[Exercise inputs]

__device__ __forceinline__ void load_packed_pair(const uint32_t* __restrict__ pk, uint32_t widx, uint32_t win_s, uint32_t win_w0,
                                                 uint32_t& w0, uint32_t& w1) {
#if EMIT_TMA_WINDOW
    const uint32_t rel = widx - win_w0;
    if (rel < EMIT_WIN_WORDS - 1u) {
        asm("ld.shared.u32 %0, [%2];\n\tld.shared.u32 %1, [%2+4];" : "=r"(w0), "=r"(w1) : "r"(win_s + 4u * rel));
        return;
    }
#endif
    w0 = __ldg(pk + widx);
    w1 = __ldg(pk + widx + 1);
}

template <bool RDIR>
__device__ __forceinline__ uint32_t emit_walk_entries(uint32_t ring_s, const uint32_t* __restrict__ pk, uint32_t pk0w, uint32_t win_s,
                                                      uint32_t win_w0, uint32_t RB, uint32_t& k, uint32_t cs, uint32_t& S, uint32_t& mism) {
    uint32_t acc = 0;
    S = 0xaaaaaaaau;
    mism = 0;
    const uint32_t cs2 = 2u * cs;
    for (;;) {
        uint4 e;
        asm("ld.shared.v4.u32 {%0, %1, %2, %3}, [%4];" : "=r"(e.x), "=r"(e.y), "=r"(e.z), "=r"(e.w) : "r"(ring_s + ((k & (EMIT_RING - 1)) << 4)));
        const uint32_t info = e.w;
        const int32_t d0 = (int32_t)(e.x - cs2);
        const uint32_t lo2 = (uint32_t)(d0 > 0 ? d0 : 0);
        const uint32_t d1 = e.z - cs2;
        const uint32_t hi2 = d1 < 32u ? d1 : 32u;
        const uint32_t m = bit_mask(lo2, hi2 - lo2);
        if (info & EMIT_F_REF) {
            const uint32_t p = cs + (lo2 >> 1);
            uint32_t r16;
            if (!RDIR) {
                const uint32_t l = e.y + p;
                uint32_t w0, w1;
                load_packed_pair(pk, pk0w + (l >> 4), win_s, win_w0, w0, w1);
                r16 = __funnelshift_r(w0, w1, (l + l) & 30u);
            } else {
                const uint32_t l1 = e.y - p + 1u;
                uint32_t w0, w1;
                load_packed_pair(pk, pk0w + (l1 >> 4) - 1u, win_s, win_w0, w0, w1);
                r16 = reverse_pairs(__funnelshift_r(w0, w1, (l1 + l1) & 30u));
            }
            acc = (acc & ~m) | ((r16 << lo2) & m);
            if (info & EMIT_F_MIS) mism |= m;
        } else {
            const uint32_t v = (info & EMIT_F_RND) ? RB : ((info >> 9) & 3u) * 0x55555555u;
            acc = (acc & ~m) | (v & m);
            S = (S & ~m) | (((info >> 29) * 0x55555555u) & m);
        }
        if (d1 >= 32u) break;
        ++k;
    }
    return acc;
}

template <bool FASTQ>
__device__ __forceinline__ void emit_chunk16_fast(uint32_t ring_s, const char* lut_s, const uint32_t* __restrict__ pk, uint32_t pk0w,
                                                  uint32_t win_s, uint32_t win_w0, uint32_t& k,
                                                  uint32_t cs, bool rdir, bool unmapped, uint32_t tbl, uint32_t id_lo, uint32_t id_hi,
                                                  uint32_t kind, uint32_t chunk, uint2 key, uint32_t (&sb)[4], uint32_t (&sq)[4]) {
    ChunkAux R;
    draw_chunk_aux<FASTQ>(R, id_lo, id_hi, kind, chunk, key);
    uint32_t S, mism;
    uint32_t acc = rdir ? emit_walk_entries<true>(ring_s, pk, pk0w, win_s, win_w0, R.RB, k, cs, S, mism)
                        : emit_walk_entries<false>(ring_s, pk, pk0w, win_s, win_w0, R.RB, k, cs, S, mism);
    ChunkQual<FASTQ> Q;
    draw_chunk_qual<FASTQ>(Q, id_lo, id_hi, kind, chunk, key);
    acc = add_fields_mod4(acc, sub_offsets(R.X, Q.X) & mism);
    S &= ~mism;
    {
        const uint32_t s0 = spread_pairs(acc & 0xffffu), s1 = spread_pairs(acc >> 16);
        sb[0] = __byte_perm(tbl, 0, s0);
        sb[1] = __byte_perm(tbl, 0, s0 >> 16);
        sb[2] = __byte_perm(tbl, 0, s1);
        sb[3] = __byte_perm(tbl, 0, s1 >> 16);
    }
    if (FASTQ) {
        if (unmapped) S = 0;
        uint32_t q[16];
#pragma unroll
        for (int i = 0; i < 16; ++i) {
            const uint32_t w = Q.W[i];
            const uint32_t st = (2 * i <= 13) ? (S << (13 - 2 * i)) : (S >> (2 * i - 13));
            const uint32_t off = (st & 0x6000u) | ((w >> 6) & 0x1ffcu);
            q[i] = qual_pick(*reinterpret_cast<const uint32_t*>(lut_s + off), w);
        }
#pragma unroll
        for (int g = 0; g < 4; ++g)
            sq[g] = __byte_perm(__byte_perm(q[4 * g], q[4 * g + 1], 0x0040), __byte_perm(q[4 * g + 2], q[4 * g + 3], 0x0040), 0x5410);
    }
}

template <bool FASTQ>
__global__ void __launch_bounds__(EMIT_WARPS * 32, EMIT_MIN_BLOCKS) emit_kernel(const __grid_constant__ EmitArgs a) {
    if (a.abort && *a.abort) return;
    extern __shared__ uint4 smem4[];
    uint32_t* lut = reinterpret_cast<uint32_t*>(smem4);
    uint8_t* cvt_tables = reinterpret_cast<uint8_t*>(lut + (FASTQ ? NS_N_QUAL_STATES * QLUT_SIZE : 0));
    const int lane = threadIdx.x & 31, warp = threadIdx.x >> 5;
    uint4* ring = reinterpret_cast<uint4*>(cvt_tables + 512) + warp * EMIT_RING;
    const uint32_t ring_s = (uint32_t)__cvta_generic_to_shared(ring);
#if EMIT_TMA_WINDOW
    const uint32_t win_s = (uint32_t)__cvta_generic_to_shared(reinterpret_cast<uint4*>(cvt_tables + 512) + EMIT_WARPS * EMIT_RING) +
                           warp * (EMIT_WIN_WORDS * 4);
    const uint32_t mbar_s = win_s + (EMIT_WARPS - warp) * (EMIT_WIN_WORDS * 4) + warp * 8;
    uint32_t win_phase = 0;
    if (lane == 0) {
        asm volatile("mbarrier.init.shared::cta.b64 [%0], 1;" ::"r"(mbar_s));
        asm volatile("fence.mbarrier_init.release.cluster;" ::: "memory");
    }
#else
    const uint32_t win_s = 0;
#endif
    if (FASTQ)
        for (int i = threadIdx.x; i < NS_N_QUAL_STATES * QLUT_SIZE; i += blockDim.x) lut[i] = a.qlut[i];
    {
        uint32_t c = threadIdx.x;
        uint32_t u = (c - 'a' < 26u) ? c - 32u : c;
        cvt_tables[c] = (uint8_t)(acgt_fast(u) ? base_idx(u) : 4u);
        cvt_tables[256 + c] = (uint8_t)(acgt_fast(u) ? base_idx(u) ^ 2u : 4u);
    }
    __syncthreads();
    const uint2 key = make_uint2((uint32_t)a.cfg.seed, (uint32_t)(a.cfg.seed >> 32));
    const uint32_t lane_lt = (1u << lane) - 1u;

    uint32_t n_extra = a.split_base ? *a.n_extra : 0u;
    if (n_extra > a.cap_extra) n_extra = a.cap_extra;
    for (;;) {
        uint32_t piece = 0, sub = 0;
        if (lane == 0) piece = atomicAdd(a.counter, 1u);
        piece = __shfl_sync(0xffffffffu, piece, 0);
        if (piece >= n_extra + a.n_pieces) break;
        if (piece < n_extra) {
            const uint2 x = a.extra[piece];
            if (x.x == 0xffffffffu) continue;
            piece = x.x;
            sub = x.y;
        } else {
            piece -= n_extra;
            if (a.order) piece = __ldg(&a.order[piece]);
        }
        const NsPieceMeta pm = a.pieces[piece];
        if (pm.out_len == 0) continue;
        const NsReadMeta rm = a.reads[pm.read_slot];
        const bool rev = rm.reversed != 0;
        const bool ref_comp = (pm.kind & NS_PIECE_REF_REV) != 0;
        const bool rdir = rev != ref_comp;
        const uint32_t n_ops = pm.n_ops, ref_len = pm.ref_len;
        const uint32_t A = rev ? rm.seq_len - pm.out_rel - pm.out_len : pm.out_rel;
        uint32_t pad = A & 15u;
        const uint32_t P0 = A - pad;
        uint32_t x_end = pad + pm.out_len;
        uint32_t t_first = 0, out_first = pad, ref_first = 0, x_first = 0;
        {
            const uint32_t sbase = a.split_base ? __ldg(&a.split_base[piece]) : 0xffffffffu;
            if (sbase != 0xffffffffu) {
                if (sub) {
                    const uint4 ck = a.ckpt[sbase + sub - 1u];
                    t_first = ck.x;
                    out_first = ck.y;
                    ref_first = ck.z;
                    x_first = sub * EMIT_SPLIT;
                    pad = 0;
                }
                if (x_end > (sub + 1u) * EMIT_SPLIT) x_end = (sub + 1u) * EMIT_SPLIT;
            }
        }
        const uint64_t cstart = a.ref.chrom_off[pm.chrom];
        EmitPiece pc;
        pc.cbase = a.ref.bases + cstart;
        pc.pos = pm.pos;
        pc.clen = (uint32_t)(a.ref.chrom_off[pm.chrom + 1] - cstart);
        pc.rdir = rdir;
        pc.ref_comp = ref_comp;
        {
            const uint32_t t = a.cfg.uracil ? 0x47554341u : 0x47544341u;
            pc.tbl = rev ? __byte_perm(t, 0, 0x1032) : t;
        }
        pc.piece_in_read = piece - rm.piece_first;
        pc.rid = a.first_id + pm.read_slot;
        const uint8_t* __restrict__ cbase = pc.cbase;
        const uint32_t clen = pc.clen, tbl = pc.tbl;
        const bool wraps = (uint64_t)pm.pos + ref_len > clen;
        const uint32_t wrap_fix = rdir ? clen : 0u - clen;
        const uint32_t* __restrict__ ops = a.ops + pm.op_off;
        uint8_t* seq_out = a.seq + rm.seq_off + P0;
        uint8_t* qual_out = FASTQ ? a.qual + rm.seq_off + P0 : nullptr;
        const bool unmapped = NS_PIECE_KIND(pm.kind) != NS_PIECE_SEGMENT;
        const uint32_t id_lo = (uint32_t)pc.rid, id_hi = (uint32_t)(pc.rid >> 32);
        const uint32_t info_pad = emit_op_info(NS_OP_HT << 28, unmapped, ref_comp);
        const uint64_t pk0 = a.ref.pk_off[pm.chrom];
        bool fast = !wraps && !ref_comp && !a.force_exact;
        if (fast && ref_len) {
            const uint64_t w_lo = pk0 + (pm.pos >> 4), w_hi = pk0 + ((pm.pos + ref_len - 1u) >> 4);
            fast = __ldg(&a.ref.exc_pre[(w_hi >> REF_EXC_BLOCK_SHIFT) + 1]) == __ldg(&a.ref.exc_pre[w_lo >> REF_EXC_BLOCK_SHIFT]);
        }
        const char* lut_s = reinterpret_cast<const char*>(lut) + (unmapped ? 4u * QLUT_SIZE * 4u : 0u);

        uint32_t t_loaded = t_first, w_loaded = 0, w_ret = 0, out_loaded = out_first, ref_loaded = ref_first, prog = x_first;
        bool closed = false;
        if (pad) {
            if (lane == 0) ring[0] = make_uint4(0u, 0u, 2u * pad, info_pad);
            w_loaded = 1;
        }
        auto put_entry = [&](uint32_t slot, uint32_t xo, uint32_t rstart, uint32_t len, uint32_t op) {
            uint32_t ab = pm.pos + (rdir ? ref_len - 1u - rstart : rstart);
            if (wraps && ab >= clen) ab -= clen;
            ring[slot & (EMIT_RING - 1)] = make_uint4(2u * xo, rdir ? ab + xo : ab - xo, 2u * (xo + len), emit_op_info(op, unmapped, ref_comp));
        };
        while (prog < x_end) {
            uint32_t target = prog + 512u < x_end ? prog + 512u : x_end;
            while (out_loaded < target && t_loaded < n_ops && (w_loaded - w_ret) + 65u <= EMIT_RING) {
                const uint32_t t = t_loaded + 2u * lane;
                uint32_t op0 = 0, op1 = 0;
                if (t < n_ops) op0 = __ldg(&ops[rev ? n_ops - 1u - t : t]);
                if (t + 1u < n_ops) op1 = __ldg(&ops[rev ? n_ops - 2u - t : t + 1u]);
                const uint32_t ty0 = op0 >> 28, len0 = op_len(op0), ty1 = op1 >> 28, len1 = op_len(op1);
                const uint32_t o0 = (ty0 == NS_OP_DEL) ? 0u : len0, o1 = (ty1 == NS_OP_DEL) ? 0u : len1;
                const uint32_t r0 = (ty0 < 2u || ty0 == NS_OP_DEL) ? len0 : 0u, r1 = (ty1 < 2u || ty1 == NS_OP_DEL) ? len1 : 0u;
                const uint32_t so = warp_incl_scan(o0 + o1, lane), sr = warp_incl_scan(r0 + r1, lane);
                const uint32_t bal0 = __ballot_sync(0xffffffffu, o0 != 0u), bal1 = __ballot_sync(0xffffffffu, o1 != 0u);
                const uint32_t slot = w_loaded + __popc(bal0 & lane_lt) + __popc(bal1 & lane_lt);
                const uint32_t xo = out_loaded + so - (o0 + o1), rs = ref_loaded + sr - (r0 + r1);
                if (o0) put_entry(slot, xo, rs, len0, op0);
                if (o1) put_entry(slot + (o0 ? 1u : 0u), xo + o0, rs + r0, len1, op1);
                out_loaded += __shfl_sync(0xffffffffu, so, 31);
                ref_loaded += __shfl_sync(0xffffffffu, sr, 31);
                w_loaded += __popc(bal0) + __popc(bal1);
                t_loaded += (n_ops - t_loaded < 64u) ? n_ops - t_loaded : 64u;
            }
            if (!closed && (t_loaded == n_ops || out_loaded >= x_end)) {
                if (lane == 0) ring[w_loaded & (EMIT_RING - 1)] = make_uint4(2u * out_loaded, 0u, 2u * out_loaded + 0x7ffffffeu, info_pad);
                ++w_loaded;
                closed = true;
            }
            __syncwarp();
            uint32_t win_w0 = (uint32_t)a.ref.pk_words + 4096u;
#if EMIT_TMA_WINDOW
            if (fast) {
                uint32_t kk = w_ret;
                uint4 e = ring[kk & (EMIT_RING - 1)];
                while (!(e.w & EMIT_F_REF) && kk + 1u < w_loaded) {
                    ++kk;
                    e = ring[kk & (EMIT_RING - 1)];
                }
                if (e.w & EMIT_F_REF) {
                    const uint32_t x0 = e.x >> 1;
                    const uint32_t w = (uint32_t)pk0 + (entry_ref(e, rdir, x0 > prog ? x0 : prog) >> 4);
                    win_w0 = !rdir ? (w & ~3u) : (w + 1u >= EMIT_WIN_WORDS - 1u ? (w + 1u - (EMIT_WIN_WORDS - 4u)) & ~3u : 0u);
                    if (lane == 0) {
                        asm volatile("mbarrier.arrive.expect_tx.shared::cta.b64 _, [%0], %1;" ::"r"(mbar_s), "r"(EMIT_WIN_WORDS * 4) : "memory");
                        asm volatile("cp.async.bulk.shared::cluster.global.mbarrier::complete_tx::bytes [%0], [%1], %2, [%3];"
                                     ::"r"(win_s), "l"(a.ref.packed + win_w0), "r"(EMIT_WIN_WORDS * 4), "r"(mbar_s) : "memory");
                    }
                }
            }
            const bool win_on = win_w0 < (uint32_t)a.ref.pk_words;
#endif
            uint32_t lim = out_loaded < target ? out_loaded : target;
            if (lim < x_end) lim &= ~15u;
            const uint32_t cs = prog + 16u * lane;
            uint32_t k = w_ret;
            if (cs < lim) {
                uint32_t l = w_ret, h = w_loaded;
                while (h - l > 1) {
                    uint32_t mid = (l + h) >> 1;
                    if (ring[mid & (EMIT_RING - 1)].x <= 2u * cs) l = mid; else h = mid;
                }
                k = l;
                const uint32_t chunk = (P0 + cs) >> 4;
                uint32_t sb[4], sq[4] = {0, 0, 0, 0};
                if (fast) {
#if EMIT_TMA_WINDOW
                    if (win_on) {
                        asm volatile("{\n\t.reg .pred p;\n\tWIN_WAIT:\n\tmbarrier.try_wait.parity.shared::cta.b64 p, [%0], %1;\n\t@p bra WIN_DONE;\n\tbra WIN_WAIT;\n\tWIN_DONE:\n\t}"
                                     ::"r"(mbar_s), "r"(win_phase) : "memory");
                    }
#endif
                    emit_chunk16_fast<FASTQ>(ring_s, lut_s, a.ref.packed, (uint32_t)pk0, win_s, win_w0, k, cs, rdir, unmapped, tbl, id_lo, id_hi, a.kind, chunk, key, sb, sq);
                } else {
                    ChunkAux R;
                    ChunkQual<FASTQ> Q;
                    draw_chunk_aux<FASTQ>(R, id_lo, id_hi, a.kind, chunk, key);
                    draw_chunk_qual<FASTQ>(Q, id_lo, id_hi, a.kind, chunk, key);
                    const uint32_t sub = sub_offsets(R.X, Q.X);
                    uint32_t rem, rabs, info;
                    {
                        const uint4 e = ring[k & (EMIT_RING - 1)];
                        rem = (e.z >> 1) - cs;
                        info = e.w;
                        rabs = entry_ref(e, rdir, cs);
                        if (wraps && rabs >= clen) rabs += wrap_fix;
                    }
                    uint32_t bad = 0;
                    if (ref_comp) emit_chunk16<FASTQ, true, true>(ring, lut, cvt_tables, cbase, R.RB, sub, Q, k, rem, rabs, info, rdir, clen, wrap_fix, tbl, sb, sq, bad);
                    else if (wraps) emit_chunk16<FASTQ, true, false>(ring, lut, cvt_tables, cbase, R.RB, sub, Q, k, rem, rabs, info, rdir, clen, wrap_fix, tbl, sb, sq, bad);
                    else emit_chunk16<FASTQ, false, false>(ring, lut, cvt_tables, cbase, R.RB, sub, Q, k, rem, rabs, info, rdir, clen, wrap_fix, tbl, sb, sq, bad);
                    if (bad & 4u) {
#pragma unroll
                        for (int i = 0; i < 16; ++i) {
                            const uint32_t f = emit_fix_base(a, pc, ring, w_ret, w_loaded, cs + i, (R.RB >> (2 * i)) & 3u, (sub >> (2 * i)) & 3u);
                            const uint32_t m = 0xffu << (8 * (i & 3));
                            sb[i >> 2] = (sb[i >> 2] & ~m) | (f << (8 * (i & 3)));
                        }
                    }
                }
                if (cs >= pad && cs + 16u <= x_end) {
                    *reinterpret_cast<uint4*>(seq_out + cs) = make_uint4(sb[0], sb[1], sb[2], sb[3]);
                    if (FASTQ) *reinterpret_cast<uint4*>(qual_out + cs) = make_uint4(sq[0], sq[1], sq[2], sq[3]);
                } else {
#pragma unroll
                    for (int i = 0; i < 16; ++i) {
                        if (cs + i >= pad && cs + i < x_end) {
                            seq_out[cs + i] = (uint8_t)(sb[i >> 2] >> (8 * (i & 3)));
                            if (FASTQ) qual_out[cs + i] = (uint8_t)(sq[i >> 2] >> (8 * (i & 3)));
                        }
                    }
                }
            }
            {
                const uint32_t n_act = (lim - prog + 15u) >> 4;
                const uint32_t k_last = __shfl_sync(0xffffffffu, k, n_act ? n_act - 1u : 0u);
                if (n_act) w_ret = k_last;
            }
            prog = lim;
            __syncwarp();
#if EMIT_TMA_WINDOW
            if (win_on) win_phase ^= 1u;
#endif
        }
    }
}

[/Exercise inputs]

Your objective –
In the answer, the lines from the first line of the data above through the line containing "emit_walk_entries(uint32_t ring_s, const" must appear exactly as written, with nothing else.

Answer for the task –
__device__ __forceinline__ void load_packed_pair(const uint32_t* __restrict__ pk, uint32_t widx, uint32_t win_s, uint32_t win_w0,
                                                 uint32_t& w0, uint32_t& w1) {
#if EMIT_TMA_WINDOW
    const uint32_t rel = widx - win_w0;
    if (rel < EMIT_WIN_WORDS - 1u) {
        asm("ld.shared.u32 %0, [%2];\n\tld.shared.u32 %1, [%2+4];" : "=r"(w0), "=r"(w1) : "r"(win_s + 4u * rel));
        return;
    }
#endif
    w0 = __ldg(pk + widx);
    w1 = __ldg(pk + widx + 1);
}

template <bool RDIR>
__device__ __forceinline__ uint32_t emit_walk_entries(uint32_t ring_s, const uint32_t* __restrict__ pk, uint32_t pk0w, uint32_t win_s,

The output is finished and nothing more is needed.